In commercial passenger aviation, there’s zero tolerance for errors. For that reason, the road (or should we say flight?) to full automation will be a long and incremental one … and still may never fully eliminate the human.

“When you’ve got 300 lives on a plane, it’s just too serious to give it to an algorithm,” says Dr. Shivanajay Marwaha, Techno-Business Advisory Leader in Cognizant's IoT Solutions Practice. Pointing to drones and autonomous military flight as prior incremental advances, he believes the next step may be cargo planes operated remotely by ground-based humans.

Humans will remain critical components for the foreseeable future, agrees Tim Meyer, Director, EV & Fleet Electrification/Smart Connected Mobility in Cognizant’s IoT Solutions Practice.

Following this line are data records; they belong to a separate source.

template <int NT, int MODE, int F8 = 0, int S = 12, int RB = 6, int RING = 6, int AR = 1>
__global__ __launch_bounds__(kScan2Waves * 64) void k_scan2r(ScanArgs a) {
    const unsigned long long t_entry = (a.debug & 512) ? wall_clock64() : 0ull;
    const unsigned long long c_entry = (a.debug & 512) ? __builtin_amdgcn_s_memtime() : 0ull;
    extern __shared__ __attribute__((aligned(1024))) char smem[];
    constexpr int QN = NT * kQueryTile, THREADS = kScan2Waves * 64;
    constexpr bool I8 = F8 >= 3;
    constexpr int PLANES = F8 == 4 ? 2 : 1;
    constexpr int J = I8 ? 4 * PLANES : F8 ? 8 : 4;
    constexpr int SEGIMG = J * 2 * QN * 16;
    auto frag_off = [](int j) { return I8 ? (2 * (j & 3) * PLANES + (j >> 2)) * (QN * 16) : F8 ? ((j >> 2) * 8 + (j & 3)) * (QN * 16) : j * (QN * 16); };
    static_assert(F8 != 3 || RB == S, "the single int8 plane lives in registers whole: no LDS part");
    static_assert(S >= RING && RB <= S && RB <= 6, "ring fill and the spelled-out register segments");
    const int tid = threadIdx.x, lane = tid & 63, wid = tid >> 6;
    const int r31 = lane & 31, h = lane >> 5;
    const long long grid = (MODE == kModeSample && a.scan_grid > 0) ? a.scan_grid : gridDim.x;
    const long long swg = (long long)a.samp * (kScanThreads / 64);
    const int tps = (int)((swg + kRowTile - 1) / kRowTile);
    long long lo = 0, hi = 0;
    int ntiles;
    if (MODE == kModeSample) {
        const long long mine = (grid - (long long)blockIdx.x + gridDim.x - 1) / gridDim.x;
        ntiles = (int)(mine > 0 ? mine : 0) * tps;
    } else {
        const long long Ra = a.n * blockIdx.x / grid, Rb = a.n * (blockIdx.x + 1) / grid;
        lo = (Ra + swg < Rb) ? Ra + swg : Rb; hi = Rb;
        ntiles = (int)((hi - lo + kRowTile - 1) / kRowTile);
    }
    auto tile_rows = [&](int tile, long long& t0, long long& thi, long long& sbase) {
        if (MODE == kModeSample) {
            const int m = tile / tps, j = tile - m * tps;
            long long v = (long long)blockIdx.x + (long long)m * gridDim.x;
            v = v < grid ? v : grid - 1;
            const long long Ra = a.n * v / grid, Rb = a.n * (v + 1) / grid;
            thi = (Ra + swg < Rb) ? Ra + swg : Rb;
            t0 = Ra + (long long)j * kRowTile;
            sbase = v * swg + (long long)j * kRowTile;
        } else {
            t0 = lo + (long long)tile * kRowTile; thi = hi; sbase = 0;
        }
    };
    h8 breg[RB][J][NT];
    {
        const char* qb = (const char*)a.qimg + ((long long)((I8 ? PLANES : 4) * h) * QN + r31) * 16;
#pragma unroll
        for (int sg = 0; sg < RB; ++sg)
#pragma unroll
            for (int j = 0; j < J; ++j)
#pragma unroll
                for (int nt = 0; nt < NT; ++nt)
                    breg[sg][j][nt] = *(const h8*)(qb + (long long)sg * SEGIMG + frag_off(j) + nt * (kQueryTile * 16));
    }
    float sq[NT];
#pragma unroll
    for (int nt = 0; nt < NT; ++nt) sq[nt] = I8 ? a.q_scale[nt * kQueryTile + r31] : 1.0f;
    char* ring = smem + (size_t)wid * (RING * kSegBytes);
    char* img = smem + kScan2Waves * RING * kSegBytes;
    constexpr size_t kImgBytes = (size_t)(S - RB) * SEGIMG;
    char* scratch = img + kImgBytes + (size_t)wid * kScratchBytes;
    char* ctl = img + kImgBytes + kScan2Waves * kScratchBytes;
    u32* next_tile = (u32*)(ctl + 4);
    const unsigned ring_l = (unsigned)__builtin_amdgcn_readfirstlane((int)lds_addr(ring)), scratch_l = (unsigned)__builtin_amdgcn_readfirstlane((int)lds_addr(scratch));
    const int drow = lane >> 3;
    struct TileSrc { unsigned long long ua; unsigned v[4]; };
    auto src_of = [&](int tile) -> TileSrc {
        long long t0_, thi_, sb_;
        tile_rows(tile, t0_, thi_, sb_);
        TileSrc ts;
        const long long last_row = thi_ - 1 > 0 ? thi_ - 1 : 0;
        long long base_row = t0_ > 0 ? t0_ : 0;
        base_row = base_row < last_row ? base_row : last_row;
        ts.ua = (unsigned long long)(a.rows + base_row * a.row_bytes);
        ts.ua = ((unsigned long long)(unsigned)__builtin_amdgcn_readfirstlane((int)(ts.ua >> 32)) << 32) | (unsigned)__builtin_amdgcn_readfirstlane((int)ts.ua);
#pragma unroll
        for (int m = 0; m < 4; ++m) {
            const int row = 8 * m + drow;
            long long r = t0_ + row;
            r = r < last_row ? r : last_row;
            r = r > base_row ? r : base_row;
            ts.v[m] = (unsigned)((r - base_row) * a.row_bytes) + ((((lane & 7) ^ ((row >> 1) & 7))) << 4);
        }
        return ts;
    };
    auto first_row = [&](int tile) {
        long long t0_, thi_, sb_;
        tile_rows(tile, t0_, thi_, sb_);
        const long long last_row = thi_ - 1 > 0 ? thi_ - 1 : 0;
        return t0_ < last_row ? t0_ : last_row;
    };
    auto issue_seg = [&](const TileSrc& src, int seg, int buf) {
        dma16x4(src.ua + (unsigned long long)seg * 128ull, src.v[0], src.v[1], src.v[2], src.v[3], ring_l + buf * kSegBytes);
    };
    auto issue_epi = [&](long long t0, bool sync_tau, int par) {
        par = __builtin_amdgcn_readfirstlane(par);
        dma4((F8 >= 2 && h) ? a.off_scan + t0 + r31 : a.inv_scan + t0 + r31, scratch_l + par * 512 + 256);
        if (sync_tau) dma4(a.tau_bin + (lane < QN ? lane : QN - 1), scratch_l + par * 512);
    };
    int cur_tile = __builtin_amdgcn_readfirstlane(wid);
    const bool active = cur_tile < ntiles;
    TileSrc src_cur{}, src_nxt{};
    if (active) {
        src_cur = src_of(cur_tile);
        issue_epi(first_row(cur_tile), MODE == kModeMain, 0);
#pragma unroll
        for (int sg = 0; sg < RING; ++sg) issue_seg(src_cur, sg, sg);
    }
    typedef unsigned int u4r __attribute__((ext_vector_type(4)));
    {
        const char* srcq = (const char*)a.qimg + (long long)RB * SEGIMG;
        constexpr int nkb = (int)(kImgBytes >> 10);
        const unsigned img_l = (unsigned)__builtin_amdgcn_readfirstlane((int)lds_addr(img));
        const int wu = __builtin_amdgcn_readfirstlane(wid);
        for (int c = wu; c < nkb; c += kScan2Waves) dma16(srcq + ((long long)c << 10) + (lane << 4), img_l + ((unsigned)c << 10));
        __builtin_amdgcn_s_waitcnt(0x0F70);
        if constexpr (AR) {
#pragma unroll
            for (int sg = 0; sg < RB; ++sg)
#pragma unroll
                for (int j = 0; j < J; ++j)
#pragma unroll
                    for (int nt = 0; nt < NT; ++nt) asm volatile("" : "+a"(breg[sg][j][nt]));
        }
        uint4* z = (uint4*)ctl;
        const int nz = kCtlBytes / 16 + (MODE == kModeMain ? a.stage_cap : 0);
        for (int i = tid; i < nz; i += THREADS) z[i] = make_uint4(0u, (i == 0) ? (u32)kScan2Waves : 0u, 0u, 0u);
    }
    __syncthreads();
    if (MODE == kModeMain) {
        if (tid < QN) ((int*)(ctl + 16))[tid] = a.tau_bin[tid];
        __syncthreads();
    }

    const char* lds_lane = img + (((I8 ? PLANES : 4) * h) * QN + r31) * 16;
    const int asw = (r31 >> 1) & 7;
    const char* a_lane = ring + r31 * 128;
    const int dbg_rec = (a.debug & 512) ? 72 : 4;
    unsigned long long* dbg = (MODE == kModeMain && (a.debug & 128) && a.dbg && lane == 0) ? a.dbg + ((long long)blockIdx.x * kScan2Waves + wid) * dbg_rec : nullptr;
    if (dbg) dbg[0] = wall_clock64();
    if (dbg && dbg_rec > 4) {
        dbg[68] = t_entry;
        unsigned hw_id, xcc_id;
        asm volatile("s_getreg_b32 %0, hwreg(HW_REG_HW_ID)\n\ts_getreg_b32 %1, hwreg(HW_REG_XCC_ID)" : "=s"(hw_id), "=s"(xcc_id));
        dbg[70] = ((unsigned long long)xcc_id << 32) | hw_id;
    }
#ifdef VF_EXPERIMENTS
    const bool prof = (a.debug & 4096) != 0;
    unsigned long long pc_wait = 0, pc_use = 0, pc_fill = 0, pc_head = 0, pc_epi = 0, pc_n = 0, pt0 = 0, pt1 = 0;
    auto cyc = [&]() { unsigned long long t; asm volatile("s_memtime %0\n\ts_waitcnt lgkmcnt(0)" : "=s"(t) :: "memory"); return t; };
#define VF_PC(stmt) if (prof) { stmt; }
#else
#define VF_PC(stmt)
#endif
    int tiles_done = 0;
    if (active) {
        f16v acc[NT];
        i16v acci[PLANES][NT];
#pragma unroll
        for (int nt = 0; nt < NT; ++nt)
#pragma unroll
            for (int e = 0; e < 16; ++e) {
                acc[nt][e] = 0.0f;
#pragma unroll
                for (int pl = 0; pl < PLANES; ++pl) acci[pl][nt][e] = 0;
            }
        int buf = 0;
        while (true) {
            VF_PC(pt0 = cyc())
            long long t0, t_hi, t_s0;
            tile_rows(cur_tile, t0, t_hi, t_s0);
            int claimed;
            {
                int v_ = 0;
                if (lane == 0) v_ = (int)atomicAdd(next_tile, 1u);
                claimed = __builtin_amdgcn_readfirstlane(v_);
            }
            const bool more = claimed < ntiles;
            const int nxt = more ? claimed : cur_tile;
            src_nxt = src_of(nxt);
            const bool sync_now = MODE == kModeMain && (tiles_done & (kScan2Waves - 1)) == wid;
            const bool sync_next = MODE == kModeMain && ((tiles_done + 1) & (kScan2Waves - 1)) == wid;
            if (dbg && dbg_rec > 4 && tiles_done < 64) dbg[4 + tiles_done] = wall_clock64();
            VF_PC(pt1 = cyc(); pc_head += pt1 - pt0)
            auto consume = [&](auto sg_c, const char* bb) {
                constexpr int sgc = decltype(sg_c)::value;
                VF_PC(pt0 = cyc())
                if constexpr (RING == 6) asm volatile("s_waitcnt vmcnt(20)" ::: "memory");
                else if constexpr (RING == 5) asm volatile("s_waitcnt vmcnt(16)" ::: "memory");
                else asm volatile("s_waitcnt vmcnt(12)" ::: "memory");
                static_assert(RING >= 4 && RING <= 6, "the counted waits above");
                VF_PC(pt1 = cyc(); pc_wait += pt1 - pt0; ++pc_n)
                const char* ab = a_lane + buf * kSegBytes;
                auto bfrag = [&](int j, int nt) -> h8 {
                    if constexpr (sgc >= 0) {
                        return breg[sgc < 0 ? 0 : sgc][j][nt];
                    } else {
                        return *(const h8*)(bb + frag_off(j) + nt * (kQueryTile * 16));
                    }
                };
                if constexpr (I8) {
                    i4v af[4];
                    h8 bl[J][NT];
#pragma unroll
                    for (int i = 0; i < 4; ++i) af[i] = *(const i4v*)(ab + (((2 * i + h) ^ asw) << 4));
                    if constexpr (sgc < 0) {
#pragma unroll
                        for (int j = 0; j < J; ++j)
#pragma unroll
                            for (int nt = 0; nt < NT; ++nt) bl[j][nt] = bfrag(j, nt);
                    }
                    __builtin_amdgcn_sched_barrier(0);
#pragma unroll
                    for (int i = 0; i < 4; ++i) {
                        const i4v ax = af[i] ^ (int)0x80808080;
#pragma unroll
                        for (int pl = 0; pl < PLANES; ++pl)
#pragma unroll
                            for (int nt = 0; nt < NT; ++nt)
                                acci[pl][nt] = __builtin_amdgcn_mfma_i32_32x32x32_i8(ax, __builtin_bit_cast(i4v, sgc < 0 ? bl[4 * pl + i][nt] : bfrag(4 * pl + i, nt)),
                                                                                     acci[pl][nt], 0, 0, 0);
                    }
                } else if constexpr (F8 == 0) {
                    if constexpr (AR) {
                        h8 af[4], bl[4][NT];
#pragma unroll
                        for (int i = 0; i < 4; ++i) af[i] = *(const h8*)(ab + (((4 * h + i) ^ asw) << 4));
                        if constexpr (sgc < 0) {
#pragma unroll
                            for (int i = 0; i < 4; ++i)
#pragma unroll
                                for (int nt = 0; nt < NT; ++nt) bl[i][nt] = bfrag(i, nt);
                        }
                        __builtin_amdgcn_sched_barrier(0);
#pragma unroll
                        for (int i = 0; i < 4; ++i)
#pragma unroll
                            for (int nt = 0; nt < NT; ++nt)
                                acc[nt] = __builtin_amdgcn_mfma_f32_32x32x16_f16(af[i], sgc < 0 ? bl[i][nt] : bfrag(i, nt), acc[nt], 0, 0, 0);
                    } else {
#pragma unroll
                        for (int i = 0; i < 4; ++i) {
                            const h8 af = *(const h8*)(ab + (((4 * h + i) ^ asw) << 4));
#pragma unroll
                            for (int nt = 0; nt < NT; ++nt) acc[nt] = __builtin_amdgcn_mfma_f32_32x32x16_f16(af, bfrag(i, nt), acc[nt], 0, 0, 0);
                        }
                    }
                } else {
                    uint4 wv[4];
                    h8 bl[8][NT];
#pragma unroll
                    for (int c = 0; c < 2; ++c) {
                        wv[2 * c] = *(const uint4*)(ab + (((4 * c + 2 * h) ^ asw) << 4));
                        wv[2 * c + 1] = *(const uint4*)(ab + (((4 * c + 2 * h + 1) ^ asw) << 4));
                    }
                    if constexpr (sgc < 0) {
#pragma unroll
                        for (int j = 0; j < 8; ++j)
#pragma unroll
                            for (int nt = 0; nt < NT; ++nt) bl[j][nt] = bfrag(j, nt);
                    }
                    __builtin_amdgcn_sched_barrier(0);
#pragma unroll
                    for (int c = 0; c < 2; ++c) {
#ifdef VF_EXPERIMENTS
                        if (c == 1 && (a.debug & 32)) break;
#endif
                        const uint4 w0 = wv[2 * c], w1 = wv[2 * c + 1];
#pragma unroll
                        for (int i = 0; i < 4; ++i) {
                            const uint4 w = i < 2 ? w0 : w1;
                            h8 af;
#ifdef VF_EXPERIMENTS
                            if (a.debug & 64) {
                                const u4r raw = {(i & 1) ? w.z : w.x, (i & 1) ? w.w : w.y, (i & 1) ? w.z : w.x, (i & 1) ? w.w : w.y};
                                af = __builtin_bit_cast(h8, raw);
                            } else
#endif
                            if constexpr (F8 == 2) af = (i & 1) ? cvt8_i8b(w.z, w.w) : cvt8_i8b(w.x, w.y);
                            else af = (i & 1) ? cvt8_e4m3(w.z, w.w) : cvt8_e4m3(w.x, w.y);
#pragma unroll
                            for (int nt = 0; nt < NT; ++nt)
                                acc[nt] = __builtin_amdgcn_mfma_f32_32x32x16_f16(af, sgc < 0 ? bl[4 * c + i][nt] : bfrag(4 * c + i, nt), acc[nt], 0, 0, 0);
                        }
                    }
                }
                asm volatile("s_waitcnt lgkmcnt(0)" ::: "memory");
                VF_PC(pt0 = cyc(); pc_use += pt0 - pt1)
            };
            auto refill = [&](int sg) {
                const int s3 = sg + RING;
                if (s3 < S) issue_seg(src_cur, s3, buf);
                else {
                    if (s3 == S) issue_epi(first_row(nxt), sync_next, (tiles_done + 1) & 1);
                    issue_seg(src_nxt, s3 - S, buf);
                }
                buf = buf + 1 == RING ? 0 : buf + 1;
                VF_PC(pt1 = cyc(); pc_fill += pt1 - pt0)
            };
#define VF_R_SEG(N) if constexpr (RB > N) { consume(std::integral_constant<int, N>{}, nullptr); refill(N); }
            VF_R_SEG(0) VF_R_SEG(1) VF_R_SEG(2) VF_R_SEG(3) VF_R_SEG(4) VF_R_SEG(5)
#undef VF_R_SEG
            for (int sg = RB; sg < S; ++sg) {
                consume(std::integral_constant<int, -1>{}, lds_lane + (long long)(sg - RB) * SEGIMG);
                refill(sg);
            }
            VF_PC(pt0 = cyc())
            const char* sc = scratch + (tiles_done & 1) * 512;
            EpiRegs<NT> epi;
            epi.inv_lane = *(const float*)(sc + 256 + r31 * 4);
            epi.inv_lds = sc + 256;
            if constexpr (F8 >= 2) epi.off_lane = *(const float*)(sc + 384 + r31 * 4);
            if constexpr (I8) {
#pragma unroll
                for (int nt = 0; nt < NT; ++nt)
#pragma unroll
                    for (int e = 0; e < 16; ++e) {
                        float v = (float)acci[0][nt][e];
                        if constexpr (PLANES == 2) { v = v * 254.0f + (float)acci[1][nt][e]; acci[1][nt][e] = 0; }
                        acc[nt][e] = v * sq[nt];
                        acci[0][nt][e] = 0;
                    }
            }
            epi.sync_tau = sync_now;
            if (sync_now) {
#pragma unroll
                for (int nt = 0; nt < NT; ++nt) epi.tau_g[nt] = *(const int*)(sc + (nt * kQueryTile + r31) * 4);
            }
            tile_epilogue<NT, MODE, true, true, F8 >= 2>(a, acc, epi, t0, t_hi, t_s0, lane, ctl);
#pragma unroll
            for (int nt = 0; nt < NT; ++nt)
#pragma unroll
                for (int e = 0; e < 16; ++e) acc[nt][e] = 0.0f;
            VF_PC(pt1 = cyc(); pc_epi += pt1 - pt0)
            ++tiles_done;
            if (!more) break;
            cur_tile = nxt;
            src_cur = src_nxt;
        }
    }
    if (dbg && dbg_rec > 4) dbg[69] = (unsigned long long)tiles_done;
    asm volatile("s_waitcnt vmcnt(0)" ::: "memory");
    if (MODE == kModeSample) return;
    if (lane == 0) atomicAdd((u32*)(ctl + 8), 1u);
    if (dbg) dbg[1] = wall_clock64();
    __syncthreads();
    if (dbg) dbg[2] = wall_clock64();
    {
        const u32 staged = *(const u32*)ctl;
        const u32 nst = staged < (u32)a.stage_cap ? staged : (u32)a.stage_cap;
        uint4* ent = (uint4*)(ctl + kCtlBytes);
        u32* qcnt = (u32*)(kImgBytes ? img : smem);
        u32* qbase = qcnt + QN;
        if (tid < QN) qcnt[tid] = 0u;
        __syncthreads();
        for (u32 i = tid; i < nst; i += THREADS) {
            const uint4 e = ent[i];
            const u32 q = e.z & 0xFFu;
            if (e.w != 1u || q >= (u32)QN) continue;
            ent[i].w = 2u + atomicAdd(qcnt + q, 1u);
        }
        __syncthreads();
        if (tid < QN) {
            const u32 c = qcnt[tid];
            qbase[tid] = c ? atomicAdd(a.cnt + tid * kCntStride, c) : 0u;
        }
        __syncthreads();
        for (u32 i = tid; i < nst; i += THREADS) {
            const uint4 e = ent[i];
            if (e.w < 2u) continue;
            const u32 q = e.z & 0xFFu;
            const u32 gs = qbase[q] + (e.w - 2u);
            if (gs < (u32)a.cap) a.cand[(long long)q * a.cap + gs] = ((u64)e.y << 32) | (u64)e.x;
        }
    }
    if (dbg && dbg_rec > 4) dbg[71] = __builtin_amdgcn_s_memtime() - c_entry;
#ifdef VF_EXPERIMENTS
    if (dbg && dbg_rec > 4 && prof) { dbg[4] = pc_wait; dbg[5] = pc_use; dbg[6] = pc_fill; dbg[7] = pc_head; dbg[8] = pc_epi; dbg[9] = pc_n; }
#endif
#undef VF_PC
    if (dbg) dbg[3] = wall_clock64();
}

As with self-driving cars, he says, it’s the inevitable edge cases that non-human operators cannot yet handle. “Sure, planes can land themselves for the most part,” Meyer says, “but supervision is still needed. There are very few edge cases—but those cases are so extreme, so impossible to predict. That’s where the pilot comes in.”

That doesn’t rule out evolutionary change. After all, some flight incidents are caused by human pilot error and could be mitigated by autonomous control. Moreover, Meyer draws a parallel with the recent ascension of generative artificial intelligence. Chatbots and other AI-dependent tools, he notes, evolved gradually for several years until enough data points were gathered to suddenly propel ChatGPT and similar software to the forefront. Before autonomous flight could make a similar leap, though, sufficient data on edge cases must be developed. And that’s a stiff challenge.

Marwaha makes another comparison, likening commercial airline pilots to astronauts, whose mission has been heavily pre-planned and relies on ground support. But in addition to being passengers to some extent, “they’re also pilots when necessary.”

While we can expect continued advances in the ability of planes to fly themselves, as long as there are edge cases, it seems humans will come in handy.